Vivemos sob uma engrenagem sustentada pela desigualdade estrutural entre homens e mulheres, uma engrenagem que produz, todos os anos, cerca de 1.500 assassinatos, dezenas de milhares de estupros, centenas de milhares de agressões físicas e mais de 1 milhão de pedidos de socorro
Essa é a face fria e numérica de uma realidade que nos desafia diariamente, que se entranha em nosso cotidiano. Enquanto o mundo segue seu ritmo, com a rotina dos comércios e o burburinho das conversas nas esquinas, uma violência silenciosa, e por vezes estrondosa, esconde-se por trás dessas estatísticas. Nós, como sociedade, nos habituamos aos alertas, mas será que realmente compreendemos a profundidade desse abismo?
É um cenário onde o trivial e o brutal coexistem, muitas vezes no mesmo quarteirão. Imaginem o som distante do carro do ovo, com sua melodia peculiar anunciando ofertas, enquanto, a poucos metros, uma mulher vive o medo constante de ser mais um número nesses relatórios. A banalidade do dia a dia contrasta de forma chocante com a urgência de milhões de apelos por ajuda.
Não são apenas dados soltos, mas cicatrizes profundas em uma nação inteira. Cerca de 1.500 assassinatos por ano significam mais de quatro vidas femininas perdidas a cada 24 horas, vítimas de uma lógica que insiste em negar sua autonomia e existência plena. Cada um desses atos é um atentado à dignidade, uma ferida aberta na alma coletiva que insiste em sangrar sem cura aparente.
Mais de um milhão de pedidos de socorro anual não podem ser ignorados como meros eventos isolados. Eles compõem um coro gigantesco de vozes que buscam desesperadamente uma saída, uma proteção, uma intervenção que muitas vezes não chega.
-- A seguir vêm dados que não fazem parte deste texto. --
# ragoragino/partitionedhashjoin

Measured on AMD Instinct MI355X. Metric: probe+build tuples/sec at 10M⋈200M; achieved HBM GB/s vs roofline, 1/2/4/8 GPU, higher is better.
Workload: dtype int64

## Files before the change

### partitionedhashjoin_amd/csrc/phj_capi.hip

```cpp
#include <hip/hip_runtime.h>

#include <algorithm>
#include <atomic>
#include <cmath>
#include <cstdio>
#include <cstdlib>
#include <cstring>
#include <exception>
#include <functional>
#include <string>
#include <type_traits>
#include <unordered_map>
#include <vector>

#ifndef PHJ_PREAGG
#define PHJ_PREAGG 1
#endif
#ifndef PHJ_HOT_EARLY_R
#define PHJ_HOT_EARLY_R 1
#endif
#ifndef PHJ_HOT_FREE_CUS
#define PHJ_HOT_FREE_CUS 6
#endif
#ifndef PHJ_COL_LOAD16
#define PHJ_COL_LOAD16 0
#endif
#ifndef PHJ_P1_PROF
#define PHJ_P1_PROF 0
#endif
#ifndef PHJ_CL_PROF
#define PHJ_CL_PROF 0
#endif

#include "../../include/phj.h"
#include "phj_cluster.h"
#include "phj_join.h"
#include "phj_inner.h"
#include "phj_outer.h"
#include "phj_index.h"
#include "phj_ordinal.h"
#include "phj_agg.h"
#include "phj_mat.h"
#include "phj_partition.h"
#include "phj_hot.h"
#include "phj_table.h"
#include "phj_member.h"
#include "phj_lookup.h"

using namespace phj;

namespace {

constexpr double kNPDefaultRatio = 2.0;
constexpr uint32_t kNPRegionBuckets = 1024;
constexpr int kOnePassMax = 256;
// ... 126 lines not shown
    DevBuf mat_mark, mat_cnt, mat_rows;
    DevBuf row_hit, row_only, row_cnt;
    DevBuf agg_acc, agg_cnt, agg_rows, agg_res;
    uint64_t agg_n = 0;
    uint64_t mat_n = 0;
    uint64_t idx_n = 0;
    DevBuf gather_bad;
    std::vector<hipEvent_t> evpool;
    size_t evnext = 0;
    std::vector<TimerRec> timers;
    std::string err;
    Tuning tune;
    bool last_fused = false;
    bool dry = false;
    hipEvent_t last_ev = nullptr;
    hipStream_t last_ev_stream = nullptr;
    uint32_t since_ev = 0;
    unsigned long long* count_host = nullptr;
    unsigned long long* count_pin = nullptr;
    unsigned long long* count_pin_dev = nullptr;
    DevBuf cl_done;
    bool count_pin_failed = false, count_pinned = false;
    unsigned long long* split_words = nullptr;
    bool defer_timers = false;
    bool lean_timers = false;
    bool timer_skipped = false;
    void* p1_clear = nullptr;
    size_t p1_clear_bytes = 0;
    void* p1_cleared = nullptr;
    void* s_zeroed = nullptr;
    size_t s_zeroed_bytes = 0;
    void* s_zero_pending = nullptr;
    size_t s_zero_pending_bytes = 0;
    int poison = -1;
    DevBuf hot;
    void* hot_clean = nullptr;
    uint32_t hot_clean_nb = 0;
    int hot_mode = 0;
    bool hot_on = false, hot_ran = false;
    uint64_t hot_n = 0;
    uint32_t hot_min_mass = 0;
    hipEvent_t hot_fork = nullptr, hot_join = nullptr;
    uint32_t p1_free_cus = 0;
    bool p1_cols = false;
    std::vector<phj_index*> indexes;
};

struct phj_index {
    phj_ctx* owner = nullptr;
    IxBucket* tab = nullptr;
    size_t bytes = 0;
    NPHome g{};
    int hk = 0;
    uint64_t seed = 0;
    uint64_t rows = 0, distinct = 0;
    uint32_t max_wgs = 1;
    uint32_t flags = 0;
    int64_t* first_rows = nullptr;
    uint32_t acc_wgs = 1;
};

namespace {

int set_err(phj_ctx* c, int code, const std::string& msg) {
    if (c) c->err = msg;
    return code;
}

#define PHJ_HIP(ctx, expr)                                                                   \
    do {                                                                                     \
        hipError_t e_ = (expr);                                                              \
        if (e_ != hipSuccess)                                                                \
            return set_err(ctx, PHJ_ERR_HIP,                                                 \
                           std::string(#expr) + ": " + hipGetErrorString(e_));               \
    } while (0)

#define PHJ_LAUNCHED(ctx, what)                                                              \
    do {                                                                                     \
        (ctx)->since_ev++;                                                                   \
        hipError_t e_ = hipGetLastError();                                                   \
        if (e_ != hipSuccess)                                                                \
            return set_err(ctx, PHJ_ERR_HIP, std::string("launch ") + what + ": " +         \
                                                 hipGetErrorString(e_));                     \
    } while (0)

#define PHJ_TRY(expr)           \
    do {                        \
        int rc_ = (expr);       \
        if (rc_ != PHJ_OK) return rc_; \
    } while (0)

int ensure(phj_ctx* c, DevBuf& b, size_t bytes) {
    if (bytes == 0) bytes = 16;
    if (b.bytes >= bytes) return PHJ_OK;
    if (b.p) {
        PHJ_HIP(c, hipStreamSynchronize(c->stream));
        PHJ_HIP(c, hipStreamSynchronize(c->aux));
        PHJ_HIP(c, hipFree(b.p));
        b.p = nullptr;
        b.bytes = 0;
    }
    const size_t rounded = (bytes + 4095) & ~size_t(4095);
    hipError_t e = hipMalloc(&b.p, rounded);
    if (e != hipSuccess) {
        b.p = nullptr;
        return set_err(c, PHJ_ERR_NOMEM, "hipMalloc(" + std::to_string(rounded) + "): " + hipGetErrorString(e));
    }
    b.bytes = rounded;
    if (c->poison >= 0) {
        PHJ_HIP(c, hipMemsetAsync(b.p, c->poison, rounded, c->stream));
        PHJ_HIP(c, hipStreamSynchronize(c->stream));
    }
    return PHJ_OK;
}

void free_buf(DevBuf& b) {
    if (b.p) (void)hipFree(b.p);
    b.p = nullptr;
    b.bytes = 0;
}

hipEvent_t new_event() {
    hipEvent_t e = nullptr;
    const unsigned tries[3] = {hipEventDisableSystemFence, hipEventReleaseToDevice, hipEventDefault};
    for (unsigned f : tries) {
        if (hipEventCreateWithFlags(&e, f) == hipSuccess) break;
        (void)hipGetLastError();
        e = nullptr;
    }
    return e;
// ... 340 lines not shown
        size_t l;
        bool operator==(const Key& o) const { return f == o.f && b == o.b && l == o.l; }
    };
    struct Hash {
        size_t operator()(const Key& k) const {
            return std::hash<const void*>()(k.f) ^ (static_cast<size_t>(k.b) << 20) ^ (k.l * 0x9E3779B97F4A7C15ull);
        }
    };
    thread_local std::unordered_map<Key, int, Hash> cache;
    const Key k{kfn, block, lds};
    auto it = cache.find(k);
    if (it != cache.end()) return it->second;
    int occ = 0;
    if (hipOccupancyMaxActiveBlocksPerMultiprocessor(&occ, kfn, block, lds) != hipSuccess) {
        (void)hipGetLastError();
        occ = 0;
    }
    cache.emplace(k, occ);
    return occ;
}
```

Cada ligação, cada mensagem, é um farol de esperança que tenta furar a escuridão do agressor, um clamor por uma sociedade que realmente se importe.
A engrenagem da desigualdade estrutural é complexa, mas não inquebrável. Nosso papel, como observadores e participantes deste tempo, é não apenas contabilizar as tragédias, mas questionar as bases que as permitem perpetuar. É preciso que o barulho do carro do ovo nos lembre não da oferta de produtos, mas da urgência em desmantelar a máquina que produz tanta dor e injustiça. Somente assim poderemos sonhar com um cotidiano onde a segurança e a igualdade não sejam privilégios, mas direitos inerentes a todas as mulheres.